Les images ont été enregistrées grâce à des micro-drones de 12 x 13 centimètres et pesant 95 grammes, déployés pour recueillir des données visuelles, radiologiques et structurelles à l’intérieur du réacteur. Les drones ont été manœuvrés avec précaution autour des équipements endommagés pour atteindre l’enceinte de confinement primaire et le fond de la cuve sous pression.

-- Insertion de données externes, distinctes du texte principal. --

int fsg_knn_dense_ws_pq_f32(const float *x, int B, int N, int64_t stride_b, int64_t stride_c, int c_knn, int k, int flags,
                            int32_t *idx_out, float *dist_out, void *workspace, size_t workspace_bytes, const float *w_pq,
                            int rows_pq, float *pq_out, fsg_stream_t stream);

int fsg_knn_dense_prepared_f32(const float *x_pm, int B, int N, int c_knn, int k, int flags, int32_t *idx_out, float *dist_out,
                               void *workspace, size_t workspace_bytes, fsg_stream_t stream);

int fsg_edge_gather_fwd_f32(const float *x, const int32_t *idx, float *edge, int B, int C, int N,
                            int k, fsg_stream_t stream);
int fsg_edge_gather_bwd_f32(const float *grad_edge, const int32_t *idx, float *grad_x, int B, int C,
                            int N, int k, fsg_stream_t stream);
int fsg_knn_gather_fused_f32(const float *x, int B, int C, int N, int k, int c_knn, int32_t *idx_out, float *edge,
                             float *xx_scratch, fsg_stream_t stream);
int fsg_knn_gather_fused_ws_f32(const float *x, int B, int C, int N, int k, int c_knn, int32_t *idx_out, float *edge,
                                void *workspace, size_t workspace_bytes, fsg_stream_t stream);
int fsg_edge_gather_fwd_bf16(const void *x, const int32_t *idx, void *edge, int B, int C, int N, int k,
                             fsg_stream_t stream);
int fsg_edge_gather_bwd_bf16(const void *grad_edge, const int32_t *idx, float *grad_x, int B, int C, int N,
                             int k, fsg_stream_t stream);

size_t fsg_graph_reverse_csr_workspace_bytes(int B, int N, int k);
int fsg_graph_reverse_csr(const int32_t *idx, int B, int N, int k, int32_t *rowptr, int32_t *col,
                          void *workspace, fsg_stream_t stream);

int fsg_edge_weights_fwd_f32(const float *W, int Co, int C, float *Wt, fsg_stream_t stream);
int fsg_edge_weights_bwd_f32(const float *grad_Wt, int Co, int C, float *grad_W, fsg_stream_t stream);
#define FSG_EDGE_WEIGHT_MAX_JOBS 8
typedef struct fsg_edge_weight_jobs {
    const float *src[FSG_EDGE_WEIGHT_MAX_JOBS];
    float *dst[FSG_EDGE_WEIGHT_MAX_JOBS];
    int Co[FSG_EDGE_WEIGHT_MAX_JOBS];
    int C[FSG_EDGE_WEIGHT_MAX_JOBS];
    int n;
} fsg_edge_weight_jobs;
int fsg_edge_weights_many_f32(const fsg_edge_weight_jobs *jobs, int backward, fsg_stream_t stream);

int fsg_edgeconv_apply_f32(const float *ysel, const float *gamma, const float *beta, const float *mean, const float *invstd,
                           int B, int N, int Co, float slope, float *out, float *out_pm, void *knn_workspace,
                           size_t knn_workspace_bytes, fsg_stream_t stream);

int fsg_edgeconv_apply_pq_f32(const float *ysel, const float *gamma, const float *beta, const float *mean, const float *invstd,
                              int B, int N, int Co, float slope, float *out, float *out_pm, void *knn_workspace,
                              size_t knn_workspace_bytes, const float *w_next, int rows_next, float *pq_next,
                              fsg_stream_t stream);

size_t fsg_edgeconv1_workspace_bytes(int B, int N, int Co);
int fsg_edgeconv1_fwd_f32(const float *pq, const int32_t *idx, const float *gamma, const float *beta,
                          float *running_mean, float *running_var, int B, int N, int k, int Co, int training,
                          float momentum, float eps, float slope, float *out, float *out_pm, float *ysel,
                          uint8_t *arg, float *ssum, float *mean, float *invstd, float *workspace,
                          fsg_stream_t stream);
int fsg_edgeconv1_bwd_f32(const float *grad_out, const float *grad_out_pm, int64_t ld_pm, const float *grad_out_pm2,
                          int64_t ld_pm2, const float *pq, const int32_t *rowptr, const int32_t *col,
                          const float *gamma, const float *beta, const float *mean, const float *invstd,
                          const float *ysel, const uint8_t *arg, const float *ssum, int B, int N, int k, int Co,
                          int training, float slope, float *grad_pq, float *grad_gamma, float *grad_beta,
                          float *h_scratch, float *workspace, fsg_stream_t stream);
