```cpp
PYBIND11_MODULE(TORCH_EXTENSION_NAME, m) {
  m.def("set_deterministic", &set_deterministic);
  m.def("check_errors", &check_errors, py::arg("reset") = true);
  m.def("checked_build", &checked_build);
  m.def("get_deterministic", &get_deterministic);
  m.doc() = "Perceiver IO CDNA4 (gfx950) kernels";
  m.def("attn_fwd", &attn_fwd, py::arg("q"), py::arg("k"), py::arg("v"), py::arg("kmask"), py::arg("H"), py::arg("D"),
        py::arg("scale"), py::arg("dropout_p"), py::arg("seed"), py::arg("nsplit"), py::arg("site") = 0);
  m.def("attn_bwd", &attn_bwd, py::arg("q"), py::arg("k"), py::arg("v"), py::arg("kmask"), py::arg("o"), py::arg("dO"),
        py::arg("lse"), py::arg("delta_in"), py::arg("H"), py::arg("D"), py::arg("scale"), py::arg("dropout_p"),
        py::arg("seed"), py::arg("dq_out"), py::arg("dk_out"), py::arg("dv_out"), py::arg("kv_accumulate") = false,
        py::arg("site") = 0, py::arg("dq_zeroed") = false, py::arg("kv_zeroed") = false,
        py::arg("job_slab") = py::none(), py::arg("job_dsts") = std::vector<Tensor>{},
        py::arg("job_offs") = std::vector<int64_t>{});
  m.def("attn_weights", &attn_weights, py::arg("q"), py::arg("k"), py::arg("kmask"), py::arg("lse"), py::arg("H"),
        py::arg("D"), py::arg("scale"), py::arg("want_avg"), py::arg("want_mass"));
  m.def("attn_bwd_zero_plan", &pio::attn_bwd_zero_plan, py::arg("B"), py::arg("H"), py::arg("Nq"), py::arg("Nk"),
        py::arg("D"));
  m.def("ln_linear_fwd", &ln_linear_fwd, py::arg("x"), py::arg("lnw"), py::arg("lnb"), py::arg("eps"), py::arg("w"),
        py::arg("bias"), py::arg("act"), py::arg("res"), py::arg("out_bf16"), py::arg("save_stats"),
        py::arg("pe") = py::none(), py::arg("kin") = -1, py::arg("pe_index") = py::none());
  m.def("post_attn_fwd", &post_attn_fwd, py::arg("o"), py::arg("x"), py::arg("wo"), py::arg("bo"), py::arg("g2"),
        py::arg("be2"), py::arg("eps"), py::arg("w1"), py::arg("b1"), py::arg("w2"), py::arg("b2"),
        py::arg("seed") = py::none(), py::arg("site") = 0, py::arg("p") = 0.0);
  m.def("sa_layer_fwd", &sa_layer_fwd, py::arg("qkv"), py::arg("x"), py::arg("N"), py::arg("scale"), py::arg("wo"),
        py::arg("bo"), py::arg("g2"), py::arg("be2"), py::arg("eps"), py::arg("w1"), py::arg("b1"), py::arg("w2"),
        py::arg("b2"), py::arg("lnw") = py::none(), py::arg("lnb") = py::none(), py::arg("wq") = py::none(),
        py::arg("bq") = py::none(), py::arg("seed") = py::none(), py::arg("site") = 0, py::arg("p") = 0.0);
  m.def("sb_fwd", &sb_fwd, py::arg("x"), py::arg("params"), py::arg("scale"), py::arg("eps"),
// ... 23 lines not shown
        py::arg("seed") = py::none(), py::arg("site") = 0, py::arg("p") = 0.0, py::arg("zero_out") = py::none());
  m.def("ln_linear_bwd", &ln_linear_bwd, py::arg("g"), py::arg("w"), py::arg("x"), py::arg("mean"), py::arg("rstd"),
        py::arg("lnw"), py::arg("lnb"), py::arg("dres"), py::arg("need_dx"), py::arg("dlnw"), py::arg("dlnb"),
        py::arg("dW"), py::arg("db"), py::arg("pe") = py::none(), py::arg("kin") = -1, py::arg("slab") = false,
        py::arg("job_slab") = py::none(), py::arg("job_dsts") = std::vector<Tensor>(),
        py::arg("job_offs") = std::vector<int64_t>(), py::arg("dx_out") = py::none(), py::arg("pe_index") = py::none());
  m.def("text_kv_fwd", &text_kv_fwd, py::arg("ids"), py::arg("E"), py::arg("P"), py::arg("scale"), py::arg("eps"),
        py::arg("la"), py::arg("lb"));
  m.def("text_kv_bwd", &text_kv_bwd, py::arg("ga"), py::arg("gb"), py::arg("x"), py::arg("mean"), py::arg("rstd"),
        py::arg("la"), py::arg("lb"), py::arg("grads"), py::arg("slab") = false, py::arg("job_slab") = py::none(),
        py::arg("job_dsts") = std::vector<Tensor>(), py::arg("job_offs") = std::vector<int64_t>());
  m.def("wgrad", &wgrad, py::arg("g"), py::arg("a"), py::arg("amode"), py::arg("mean"), py::arg("rstd"), py::arg("lnw"),
        py::arg("lnb"), py::arg("rows_per_wg"), py::arg("dW"), py::arg("db"), py::arg("pe") = py::none(),
        py::arg("kin") = -1, py::arg("pe_index") = py::none());
  m.def("mlm_select", &mlm_select, py::arg("labels"), py::arg("cap"), py::arg("gcap"), py::arg("sticky") = py::none(),
        py::arg("queries") = py::none());
  m.def("index_add_rows", &index_add_rows);
  m.def("gather_rows", &gather_rows, py::arg("src"), py::arg("idx"));
  m.def("batch_sum2", &batch_sum2, py::arg("a"), py::arg("b"), py::arg("ob_acc") = py::none());
  m.def("pixel_ce_fwd", &pixel_ce_fwd);
  m.def("pixel_ce_bwd", &pixel_ce_bwd);
  m.def("pixel_seg_fwd", &pixel_seg_fwd);
  m.def("pixel_seg_bwd", &pixel_seg_bwd);
  m.def("pixel_predict", &pixel_predict, py::arg("h"), py::arg("w"), py::arg("b"), py::arg("qidx"), py::arg("qvalid"),
        py::arg("Q"), py::arg("npix"), py::arg("labels") = py::none());
  m.def("nonzero_compact", &nonzero_compact, py::arg("img"), py::arg("cap"), py::arg("segs") = 0, py::arg("tile") = 0);
  m.def("event_compact", &event_compact, py::arg("img"), py::arg("lab"), py::arg("words"), py::arg("key_cap"),
        py::arg("query_cap"), py::arg("wmask"), py::arg("ncls"), py::arg("segs") = 0, py::arg("tile") = 0);
  m.def("stage_step", &stage_step, py::arg("dsts"), py::arg("srcs"), py::arg("hyper_dst") = py::none(),
        py::arg("hyper") = std::vector<double>{}, py::arg("seed_dst") = py::none(),
        py::arg("seeds") = std::vector<int64_t>{});
// ... 75 lines not shown
```

### perceiver_io_amd/csrc/host_api.h

```cpp
#pragma once
#include <stdint.h>

#include <hip/hip_runtime_api.h>

namespace pio {


struct AttnArgs {
  const uint16_t* q; long long q_bs; int q_rs;
  const uint16_t* k; long long k_bs; int k_rs;
  const uint16_t* v; long long v_bs; int v_rs;
  const uint8_t* kmask;
  int B, H, Nq, Nk;
  float scale_log2;
  float scale;
  uint32_t drop_thresh;
  float drop_scale;
  const int64_t* seedp;
  uint32_t site;
};

struct DropCfg {
  const int64_t* seed;
  uint32_t site;
  uint32_t thresh;
  float scale;
};

constexpr int kMaxSlabSegs = 16;
constexpr int kSlabColsPerBlock = 1024;
struct SlabJob {
  const float* slab;
  int S, P, nbx, nblk;
  int det;
// ... 423 lines not shown
```

### perceiver_io_amd/ops/emulation.py

```python
from __future__ import annotations

import math
import torch
import torch.nn.functional as F

LOG2E = 1.4426950408889634


def _bf(x):
    return x.to(torch.bfloat16).to(torch.float32)


M32 = 0xFFFFFFFF


def _u32(x):
    return x & M32


def hash3(a, b, c):
    h = _u32(_u32(a * 0x9E3779B1) ^ _u32(b + 0x7F4A7C15))
    h = h ^ _u32(c * 0x85EBCA77)
    h = _u32((h ^ (h >> 15)) * 0x2C1B3C6D)
    h = _u32((h ^ (h >> 12)) * 0x297A2D39)
# ... 246 lines not shown
def _qkv(q, k, v, H, D):
    B = max(q.shape[0], k.shape[0])
    qf = q[:, :, : H * D].float().expand(B, -1, -1).reshape(B, q.shape[1], H, D).permute(0, 2, 1, 3)
    kf = k[:, :, : H * D].float().reshape(B, k.shape[1], H, D).permute(0, 2, 1, 3)
    vf = v[:, :, : H * D].float().reshape(B, v.shape[1], H, D).permute(0, 2, 1, 3)
    return B, qf, kf, vf


def _scores(qf, kf, kmask, scale):
    s = torch.matmul(qf, kf.transpose(-1, -2)) * scale
    if kmask is not None:
        s = s.masked_fill(kmask.view(kmask.shape[0], 1, 1, -1).bool(), float("-inf"))
    return s


def attn_fwd(q, k, v, kmask, H, D, scale, dropout_p, seed, nsplit, site=0):
    B, qf, kf, vf = _qkv(q, k, v, H, D)
    s = _scores(qf, kf, kmask, scale)
    lse = torch.logsumexp(s, -1)
    p = torch.exp(s - lse[..., None])
    p = torch.nan_to_num(p, nan=0.0)
    if dropout_p > 0:
        p = p * attn_drop_mask(seed, site, B, H, q.shape[1], k.shape[1], dropout_p, q.device)
    o = torch.matmul(_bf(p), vf)
    lse2 = torch.where(torch.isfinite(lse), lse * LOG2E, torch.full_like(lse, float("inf")))
    o = o.permute(0, 2, 1, 3).reshape(B, q.shape[1], H * D).to(torch.bfloat16)
    return o, lse2.permute(0, 2, 1).contiguous()


def attn_weights(q, k, kmask, lse, H, D, scale, want_avg, want_mass):
    if not (want_avg or want_mass):
        raise ValueError("attn_weights: at least one of avg / mass must be requested")
    B, qf, kf, _ = _qkv(q, k, k, H, D)
    s = torch.matmul(qf, kf.transpose(-1, -2)) * scale
    if lse is not None:
        l2 = lse.float().permute(0, 2, 1).unsqueeze(-1)
        l2 = torch.where(torch.isfinite(l2), l2, torch.full_like(l2, float("inf")))
        p = torch.exp2(s * LOG2E - l2)
        if kmask is not None:
            p = p.masked_fill(kmask.view(B, 1, 1, -1).bool(), 0.0)
    else:
        if kmask is not None:
            s = s.masked_fill(kmask.view(B, 1, 1, -1).bool(), float("-inf"))
        p = torch.nan_to_num(torch.softmax(s, -1), nan=0.0)
    avg = p.sum(1) * (1.0 / H)
    return (avg if want_avg else None), (avg.sum(1) if want_mass else None)


def attn_bwd(q, k, v, kmask, o, dO, lse, delta_in, H, D, scale, dropout_p, seed, dq_out, dk_out, dv_out,
             kv_accumulate=False, site=0, dq_zeroed=False, kv_zeroed=False, job_slab=None, job_dsts=(), job_offs=()):
    _run_job(job_slab, job_dsts, job_offs)
    B, qf, kf, vf = _qkv(q, k, v, H, D)
    s = _scores(qf, kf, kmask, scale)
    l2 = lse.permute(0, 2, 1)
    p = torch.exp2(s * LOG2E - l2[..., None])
    p = torch.nan_to_num(p, nan=0.0)
    dof = dO.float().reshape(B, -1, H, D).permute(0, 2, 1, 3)
    if delta_in is not None:
        delta = delta_in.float().reshape(B, -1, H).permute(0, 2, 1)[..., None]
    else:
        of = o.float().reshape(B, -1, H, D).permute(0, 2, 1, 3)
        delta = (dof * of).sum(-1, keepdim=True)
    dp = torch.matmul(dof, vf.transpose(-1, -2))
    if dropout_p > 0:
        m = attn_drop_mask(seed, site, B, H, q.shape[1], k.shape[1], dropout_p, q.device)
        ds = p * (dp * m - delta)
        pd = p * m
    else:
        ds = p * (dp - delta)
        pd = p
    dq = torch.matmul(ds, kf) * scale
    dk = torch.matmul(ds.transpose(-1, -2), qf) * scale
    dv = torch.matmul(pd.transpose(-1, -2), dof)

    def merge(t):
        return t.permute(0, 2, 1, 3).reshape(B, t.shape[2], H * D)
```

Le 14 mars 2011, le fond de la cuve en acier du réacteur 3, mesurant 5,5 mètres de diamètre et 14 centimètres d’épaisseur, avait fondu sous l’effet de la chaleur du combustible incontrôlable. Des dépôts de corium, de couleur orangée à brunâtre, sont visibles, formant des stalactites ou des grappes. Une inspection par un robot sous-marin en 2017 avait déjà confirmé qu’un tuyau de 28 centimètres de diamètre, qui aurait dû se trouver à l’intérieur de la cuve, était tombé au fond, révélant ainsi la formation d’un trou significatif.
TEPCO prévoit de commencer le démantèlement complet des débris de l’unité n° 3 à partir de 2037. La méthode proposée consistera à faire tomber les débris de la cuve dans l’enceinte de confinement, puis à les récupérer à l’aide d’un équipement latéral. Une carte 3D sera réalisée à partir des images vidéo enregistrées pour faciliter cette opération.
Pour l’heure, TEPCO a récupéré seulement 0,9 gramme de corium en 15 ans, tandis qu’il en reste environ 880 tonnes dans les réacteurs 1, 2 et 3. Les travaux de démantèlement sont estimés à plusieurs dizaines de milliers de milliards de yens, un coût qui sera supporté par le contribuable japonais, TEPCO ayant été nationalisé en 2012.